Action item>
Read through the data and report every line in which the word "lastk" occurs.

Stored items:
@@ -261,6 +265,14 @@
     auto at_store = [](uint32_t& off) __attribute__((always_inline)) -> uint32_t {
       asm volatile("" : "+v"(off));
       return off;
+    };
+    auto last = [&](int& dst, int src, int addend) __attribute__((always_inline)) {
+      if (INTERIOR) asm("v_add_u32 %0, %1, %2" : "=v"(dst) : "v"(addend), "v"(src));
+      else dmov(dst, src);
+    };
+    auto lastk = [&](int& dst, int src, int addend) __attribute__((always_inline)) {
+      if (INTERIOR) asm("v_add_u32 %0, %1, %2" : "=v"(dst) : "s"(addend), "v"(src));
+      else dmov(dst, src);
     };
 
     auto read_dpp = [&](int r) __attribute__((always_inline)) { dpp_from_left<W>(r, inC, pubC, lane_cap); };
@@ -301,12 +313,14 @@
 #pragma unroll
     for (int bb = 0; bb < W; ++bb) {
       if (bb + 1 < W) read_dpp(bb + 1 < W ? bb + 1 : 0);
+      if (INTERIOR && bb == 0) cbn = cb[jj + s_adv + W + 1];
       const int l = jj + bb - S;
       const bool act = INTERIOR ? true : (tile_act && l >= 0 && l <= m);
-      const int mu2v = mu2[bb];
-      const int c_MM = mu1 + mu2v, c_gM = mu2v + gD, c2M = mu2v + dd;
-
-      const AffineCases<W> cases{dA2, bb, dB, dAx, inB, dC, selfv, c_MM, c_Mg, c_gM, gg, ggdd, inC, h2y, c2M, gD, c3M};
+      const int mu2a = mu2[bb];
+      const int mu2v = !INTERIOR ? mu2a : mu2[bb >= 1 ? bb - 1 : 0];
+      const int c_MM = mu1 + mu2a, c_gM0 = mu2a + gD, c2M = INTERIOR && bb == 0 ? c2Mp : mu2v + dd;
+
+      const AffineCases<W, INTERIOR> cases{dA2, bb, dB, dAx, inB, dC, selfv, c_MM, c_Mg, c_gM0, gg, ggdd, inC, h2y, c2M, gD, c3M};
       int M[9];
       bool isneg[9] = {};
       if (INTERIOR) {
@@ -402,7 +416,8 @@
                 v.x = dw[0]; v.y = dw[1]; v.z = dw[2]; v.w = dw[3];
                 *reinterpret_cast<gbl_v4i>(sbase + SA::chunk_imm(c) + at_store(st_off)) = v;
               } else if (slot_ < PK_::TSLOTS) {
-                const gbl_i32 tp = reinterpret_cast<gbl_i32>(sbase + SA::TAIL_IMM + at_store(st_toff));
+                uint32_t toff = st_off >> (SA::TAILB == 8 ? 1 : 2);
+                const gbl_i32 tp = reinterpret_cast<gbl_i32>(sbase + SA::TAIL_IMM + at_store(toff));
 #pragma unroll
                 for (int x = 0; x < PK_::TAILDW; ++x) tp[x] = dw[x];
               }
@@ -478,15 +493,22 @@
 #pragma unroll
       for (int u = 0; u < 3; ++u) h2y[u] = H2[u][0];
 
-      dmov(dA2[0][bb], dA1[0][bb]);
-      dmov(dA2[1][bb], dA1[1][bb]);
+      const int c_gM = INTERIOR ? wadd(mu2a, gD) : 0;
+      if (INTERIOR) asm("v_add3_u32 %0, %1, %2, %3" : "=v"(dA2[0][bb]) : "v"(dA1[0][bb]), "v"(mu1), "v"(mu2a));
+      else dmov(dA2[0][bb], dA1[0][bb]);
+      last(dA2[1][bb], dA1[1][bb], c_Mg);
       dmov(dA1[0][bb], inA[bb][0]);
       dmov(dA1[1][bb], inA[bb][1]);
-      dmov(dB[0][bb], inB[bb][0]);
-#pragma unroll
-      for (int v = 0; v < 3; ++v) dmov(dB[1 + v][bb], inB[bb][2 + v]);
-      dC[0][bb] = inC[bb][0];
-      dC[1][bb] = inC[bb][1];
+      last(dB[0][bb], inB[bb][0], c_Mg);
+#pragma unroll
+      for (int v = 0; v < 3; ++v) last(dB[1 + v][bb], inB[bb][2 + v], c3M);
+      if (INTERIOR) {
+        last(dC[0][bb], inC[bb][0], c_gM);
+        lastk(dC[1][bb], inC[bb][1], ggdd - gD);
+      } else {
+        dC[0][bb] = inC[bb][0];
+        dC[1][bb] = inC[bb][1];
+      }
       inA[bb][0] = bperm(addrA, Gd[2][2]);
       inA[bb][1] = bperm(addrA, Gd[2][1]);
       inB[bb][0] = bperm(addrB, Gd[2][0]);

...

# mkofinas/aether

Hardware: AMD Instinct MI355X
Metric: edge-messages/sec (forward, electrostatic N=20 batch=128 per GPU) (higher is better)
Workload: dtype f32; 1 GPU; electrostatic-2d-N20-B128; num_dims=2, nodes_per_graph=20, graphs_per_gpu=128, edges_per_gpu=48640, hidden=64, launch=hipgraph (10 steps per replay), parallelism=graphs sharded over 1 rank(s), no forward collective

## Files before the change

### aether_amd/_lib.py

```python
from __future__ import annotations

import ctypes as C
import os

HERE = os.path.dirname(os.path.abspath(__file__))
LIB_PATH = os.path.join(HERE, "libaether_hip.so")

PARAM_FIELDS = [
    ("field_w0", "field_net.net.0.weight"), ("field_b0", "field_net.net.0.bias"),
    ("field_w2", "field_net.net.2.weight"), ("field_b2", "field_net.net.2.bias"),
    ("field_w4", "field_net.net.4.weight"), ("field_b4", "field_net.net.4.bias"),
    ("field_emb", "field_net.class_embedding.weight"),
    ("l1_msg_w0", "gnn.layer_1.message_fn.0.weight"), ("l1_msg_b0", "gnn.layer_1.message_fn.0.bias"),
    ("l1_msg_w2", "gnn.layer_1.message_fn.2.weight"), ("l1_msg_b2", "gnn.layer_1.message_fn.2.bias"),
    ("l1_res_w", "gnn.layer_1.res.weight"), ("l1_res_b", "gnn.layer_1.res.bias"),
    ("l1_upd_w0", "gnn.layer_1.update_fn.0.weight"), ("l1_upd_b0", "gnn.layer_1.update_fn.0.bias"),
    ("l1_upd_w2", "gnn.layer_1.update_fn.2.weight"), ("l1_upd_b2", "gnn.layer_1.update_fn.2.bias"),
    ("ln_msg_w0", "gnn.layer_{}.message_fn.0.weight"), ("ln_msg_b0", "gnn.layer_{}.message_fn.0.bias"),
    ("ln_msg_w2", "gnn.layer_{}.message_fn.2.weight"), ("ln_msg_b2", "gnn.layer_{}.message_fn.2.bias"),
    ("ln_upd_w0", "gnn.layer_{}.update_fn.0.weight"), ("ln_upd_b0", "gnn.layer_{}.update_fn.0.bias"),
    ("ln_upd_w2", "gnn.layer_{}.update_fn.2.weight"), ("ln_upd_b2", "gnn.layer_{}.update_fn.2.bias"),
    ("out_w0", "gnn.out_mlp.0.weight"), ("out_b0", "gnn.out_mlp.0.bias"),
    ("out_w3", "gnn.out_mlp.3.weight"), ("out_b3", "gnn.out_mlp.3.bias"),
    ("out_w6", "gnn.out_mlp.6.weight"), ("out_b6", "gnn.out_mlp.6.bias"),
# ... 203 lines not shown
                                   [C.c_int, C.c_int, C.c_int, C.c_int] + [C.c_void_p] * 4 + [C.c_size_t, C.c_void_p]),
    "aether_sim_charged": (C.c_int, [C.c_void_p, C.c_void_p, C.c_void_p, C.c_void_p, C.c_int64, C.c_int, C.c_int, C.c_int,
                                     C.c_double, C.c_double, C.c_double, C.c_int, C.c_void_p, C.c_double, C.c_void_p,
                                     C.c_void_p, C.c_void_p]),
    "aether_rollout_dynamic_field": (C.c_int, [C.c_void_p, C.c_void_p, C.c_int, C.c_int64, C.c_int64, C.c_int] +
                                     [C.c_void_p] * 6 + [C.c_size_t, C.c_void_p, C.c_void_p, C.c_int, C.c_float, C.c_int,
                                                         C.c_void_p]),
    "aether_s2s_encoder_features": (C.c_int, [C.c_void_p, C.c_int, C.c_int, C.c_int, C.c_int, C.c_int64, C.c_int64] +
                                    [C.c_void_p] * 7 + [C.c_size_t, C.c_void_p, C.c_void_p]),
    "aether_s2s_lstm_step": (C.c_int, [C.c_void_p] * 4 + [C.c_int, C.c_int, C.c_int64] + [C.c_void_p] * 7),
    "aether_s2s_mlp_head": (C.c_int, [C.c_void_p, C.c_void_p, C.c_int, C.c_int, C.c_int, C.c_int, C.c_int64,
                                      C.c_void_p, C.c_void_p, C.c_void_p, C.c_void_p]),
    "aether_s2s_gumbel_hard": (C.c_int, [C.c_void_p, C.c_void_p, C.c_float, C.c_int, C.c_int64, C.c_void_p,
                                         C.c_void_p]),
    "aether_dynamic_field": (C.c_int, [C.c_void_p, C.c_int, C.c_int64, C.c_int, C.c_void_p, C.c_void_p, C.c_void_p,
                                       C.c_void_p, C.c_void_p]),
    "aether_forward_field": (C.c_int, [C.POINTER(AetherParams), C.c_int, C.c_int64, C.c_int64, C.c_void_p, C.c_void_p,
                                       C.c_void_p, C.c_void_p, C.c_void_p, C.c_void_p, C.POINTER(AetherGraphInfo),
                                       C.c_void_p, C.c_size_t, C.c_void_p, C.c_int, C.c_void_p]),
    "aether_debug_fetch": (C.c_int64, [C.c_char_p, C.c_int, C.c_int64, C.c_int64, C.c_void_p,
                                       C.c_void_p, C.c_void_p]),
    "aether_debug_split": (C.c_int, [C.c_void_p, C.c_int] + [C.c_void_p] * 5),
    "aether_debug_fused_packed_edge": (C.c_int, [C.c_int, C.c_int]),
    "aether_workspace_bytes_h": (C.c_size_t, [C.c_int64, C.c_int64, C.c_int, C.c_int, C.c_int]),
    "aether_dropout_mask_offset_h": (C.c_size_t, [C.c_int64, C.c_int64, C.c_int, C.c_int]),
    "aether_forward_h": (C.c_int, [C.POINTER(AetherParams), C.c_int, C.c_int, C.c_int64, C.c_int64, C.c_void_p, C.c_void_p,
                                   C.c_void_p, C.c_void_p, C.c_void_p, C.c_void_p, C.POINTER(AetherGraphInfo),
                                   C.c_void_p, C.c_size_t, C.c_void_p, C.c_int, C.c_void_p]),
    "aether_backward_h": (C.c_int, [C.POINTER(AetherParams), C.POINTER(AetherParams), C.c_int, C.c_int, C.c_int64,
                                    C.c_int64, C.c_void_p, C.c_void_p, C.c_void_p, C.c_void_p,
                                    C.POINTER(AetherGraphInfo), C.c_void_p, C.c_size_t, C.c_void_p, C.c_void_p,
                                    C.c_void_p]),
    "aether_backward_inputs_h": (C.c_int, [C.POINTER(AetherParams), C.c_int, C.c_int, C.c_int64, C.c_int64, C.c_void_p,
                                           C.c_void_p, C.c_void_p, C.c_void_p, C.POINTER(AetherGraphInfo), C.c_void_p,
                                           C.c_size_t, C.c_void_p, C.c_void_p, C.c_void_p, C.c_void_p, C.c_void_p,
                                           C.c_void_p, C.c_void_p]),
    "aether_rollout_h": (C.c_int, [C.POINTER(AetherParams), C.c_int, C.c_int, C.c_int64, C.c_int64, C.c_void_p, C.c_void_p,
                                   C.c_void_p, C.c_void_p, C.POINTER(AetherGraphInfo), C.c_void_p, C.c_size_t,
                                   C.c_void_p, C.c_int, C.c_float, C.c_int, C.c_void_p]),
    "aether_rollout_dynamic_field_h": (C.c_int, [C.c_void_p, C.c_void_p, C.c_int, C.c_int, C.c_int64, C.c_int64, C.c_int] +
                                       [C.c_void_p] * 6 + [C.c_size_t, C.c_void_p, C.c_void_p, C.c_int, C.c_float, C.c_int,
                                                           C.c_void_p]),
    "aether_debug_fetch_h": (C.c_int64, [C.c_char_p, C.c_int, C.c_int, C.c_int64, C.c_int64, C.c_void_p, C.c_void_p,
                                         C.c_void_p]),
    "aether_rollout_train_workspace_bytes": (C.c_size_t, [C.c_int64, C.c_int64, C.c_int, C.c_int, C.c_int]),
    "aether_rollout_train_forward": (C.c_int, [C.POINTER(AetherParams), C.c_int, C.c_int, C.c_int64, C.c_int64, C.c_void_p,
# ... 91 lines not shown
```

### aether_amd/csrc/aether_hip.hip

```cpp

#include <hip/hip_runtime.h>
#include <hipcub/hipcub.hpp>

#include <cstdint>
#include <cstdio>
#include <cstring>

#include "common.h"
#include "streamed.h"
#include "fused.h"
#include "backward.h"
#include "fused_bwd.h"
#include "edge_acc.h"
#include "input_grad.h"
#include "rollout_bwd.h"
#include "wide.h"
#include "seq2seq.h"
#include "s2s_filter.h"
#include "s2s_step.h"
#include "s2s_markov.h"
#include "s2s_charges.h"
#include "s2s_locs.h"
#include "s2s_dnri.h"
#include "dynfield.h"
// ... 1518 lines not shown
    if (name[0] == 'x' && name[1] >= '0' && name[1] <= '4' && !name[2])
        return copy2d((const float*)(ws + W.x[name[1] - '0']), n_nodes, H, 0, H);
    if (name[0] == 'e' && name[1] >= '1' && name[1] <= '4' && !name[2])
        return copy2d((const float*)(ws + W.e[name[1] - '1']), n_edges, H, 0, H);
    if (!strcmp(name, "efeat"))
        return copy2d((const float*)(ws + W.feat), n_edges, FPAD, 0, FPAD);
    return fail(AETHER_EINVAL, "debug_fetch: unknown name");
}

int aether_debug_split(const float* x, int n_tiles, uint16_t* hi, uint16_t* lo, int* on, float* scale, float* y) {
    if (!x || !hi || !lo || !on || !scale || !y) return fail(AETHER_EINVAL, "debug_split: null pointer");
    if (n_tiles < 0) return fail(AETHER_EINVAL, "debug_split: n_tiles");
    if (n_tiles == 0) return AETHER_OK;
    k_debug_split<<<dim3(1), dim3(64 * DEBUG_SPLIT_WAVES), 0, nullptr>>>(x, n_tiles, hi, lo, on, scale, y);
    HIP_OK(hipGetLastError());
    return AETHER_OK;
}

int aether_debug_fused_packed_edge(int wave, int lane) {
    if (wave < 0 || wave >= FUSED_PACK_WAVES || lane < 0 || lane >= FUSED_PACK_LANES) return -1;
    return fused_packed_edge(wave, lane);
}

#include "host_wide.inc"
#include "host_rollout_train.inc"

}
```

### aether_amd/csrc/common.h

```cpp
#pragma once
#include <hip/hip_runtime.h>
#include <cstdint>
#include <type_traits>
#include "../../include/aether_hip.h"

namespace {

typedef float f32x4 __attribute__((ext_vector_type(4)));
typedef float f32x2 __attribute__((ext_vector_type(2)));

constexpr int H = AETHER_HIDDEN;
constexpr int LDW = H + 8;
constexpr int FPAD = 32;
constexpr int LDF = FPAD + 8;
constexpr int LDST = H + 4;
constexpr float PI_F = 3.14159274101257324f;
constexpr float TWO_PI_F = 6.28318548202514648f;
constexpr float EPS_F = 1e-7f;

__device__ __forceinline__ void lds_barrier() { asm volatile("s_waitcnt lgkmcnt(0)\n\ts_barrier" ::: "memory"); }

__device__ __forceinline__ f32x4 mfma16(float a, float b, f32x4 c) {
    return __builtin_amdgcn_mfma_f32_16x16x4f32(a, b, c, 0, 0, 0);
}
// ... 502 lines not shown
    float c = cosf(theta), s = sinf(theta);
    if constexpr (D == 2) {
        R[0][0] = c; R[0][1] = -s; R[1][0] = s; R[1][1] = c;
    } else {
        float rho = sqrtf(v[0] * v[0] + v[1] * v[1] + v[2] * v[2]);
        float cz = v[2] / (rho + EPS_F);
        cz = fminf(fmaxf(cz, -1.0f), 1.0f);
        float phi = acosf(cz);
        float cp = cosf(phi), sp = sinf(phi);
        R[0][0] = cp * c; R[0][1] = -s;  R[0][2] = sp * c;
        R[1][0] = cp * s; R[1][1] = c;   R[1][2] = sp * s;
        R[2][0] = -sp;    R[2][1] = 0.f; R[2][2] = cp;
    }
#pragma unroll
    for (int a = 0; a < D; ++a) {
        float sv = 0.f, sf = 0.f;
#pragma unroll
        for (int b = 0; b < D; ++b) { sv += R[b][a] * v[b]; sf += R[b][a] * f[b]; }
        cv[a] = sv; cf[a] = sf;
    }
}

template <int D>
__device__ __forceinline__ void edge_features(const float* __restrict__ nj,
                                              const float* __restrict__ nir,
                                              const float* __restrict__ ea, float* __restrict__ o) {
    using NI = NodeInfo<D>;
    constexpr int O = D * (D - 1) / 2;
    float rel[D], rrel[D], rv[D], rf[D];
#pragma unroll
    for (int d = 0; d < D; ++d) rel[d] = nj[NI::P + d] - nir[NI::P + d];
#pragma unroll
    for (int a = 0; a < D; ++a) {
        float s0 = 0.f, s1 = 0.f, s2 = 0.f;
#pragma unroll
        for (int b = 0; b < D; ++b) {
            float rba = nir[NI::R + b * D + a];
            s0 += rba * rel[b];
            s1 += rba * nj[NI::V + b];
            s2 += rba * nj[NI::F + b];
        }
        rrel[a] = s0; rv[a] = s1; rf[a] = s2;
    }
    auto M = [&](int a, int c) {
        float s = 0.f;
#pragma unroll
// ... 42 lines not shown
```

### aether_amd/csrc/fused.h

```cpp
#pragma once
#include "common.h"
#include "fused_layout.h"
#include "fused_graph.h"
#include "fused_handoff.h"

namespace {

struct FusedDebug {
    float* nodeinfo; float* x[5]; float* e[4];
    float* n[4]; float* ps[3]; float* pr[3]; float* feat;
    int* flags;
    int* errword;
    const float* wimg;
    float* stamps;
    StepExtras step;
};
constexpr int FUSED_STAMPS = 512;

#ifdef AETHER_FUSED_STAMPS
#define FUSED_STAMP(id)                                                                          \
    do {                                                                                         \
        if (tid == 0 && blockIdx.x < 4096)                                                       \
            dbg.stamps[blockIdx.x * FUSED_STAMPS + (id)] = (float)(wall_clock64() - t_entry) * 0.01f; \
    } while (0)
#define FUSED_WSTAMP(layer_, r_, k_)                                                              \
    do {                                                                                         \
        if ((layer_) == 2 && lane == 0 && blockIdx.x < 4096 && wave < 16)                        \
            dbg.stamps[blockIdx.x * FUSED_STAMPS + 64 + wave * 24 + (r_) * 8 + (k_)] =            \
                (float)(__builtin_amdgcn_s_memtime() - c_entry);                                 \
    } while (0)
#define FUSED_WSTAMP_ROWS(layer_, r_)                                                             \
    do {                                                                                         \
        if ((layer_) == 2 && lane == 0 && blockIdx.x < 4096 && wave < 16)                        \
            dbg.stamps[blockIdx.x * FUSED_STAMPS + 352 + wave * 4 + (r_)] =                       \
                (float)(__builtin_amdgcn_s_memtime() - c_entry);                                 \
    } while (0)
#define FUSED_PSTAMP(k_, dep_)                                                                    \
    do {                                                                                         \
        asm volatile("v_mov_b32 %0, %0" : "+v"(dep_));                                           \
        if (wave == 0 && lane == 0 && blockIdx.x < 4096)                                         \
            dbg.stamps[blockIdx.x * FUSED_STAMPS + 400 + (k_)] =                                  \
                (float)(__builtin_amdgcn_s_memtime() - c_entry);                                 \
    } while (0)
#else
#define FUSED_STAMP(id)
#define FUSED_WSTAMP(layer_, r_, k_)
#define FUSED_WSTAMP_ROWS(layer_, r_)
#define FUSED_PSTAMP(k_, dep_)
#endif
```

Result for this task>
+    auto lastk = [&](int& dst, int src, int addend) __attribute__((always_inline)) {
+        lastk(dC[1][bb], inC[bb][1], ggdd - gD);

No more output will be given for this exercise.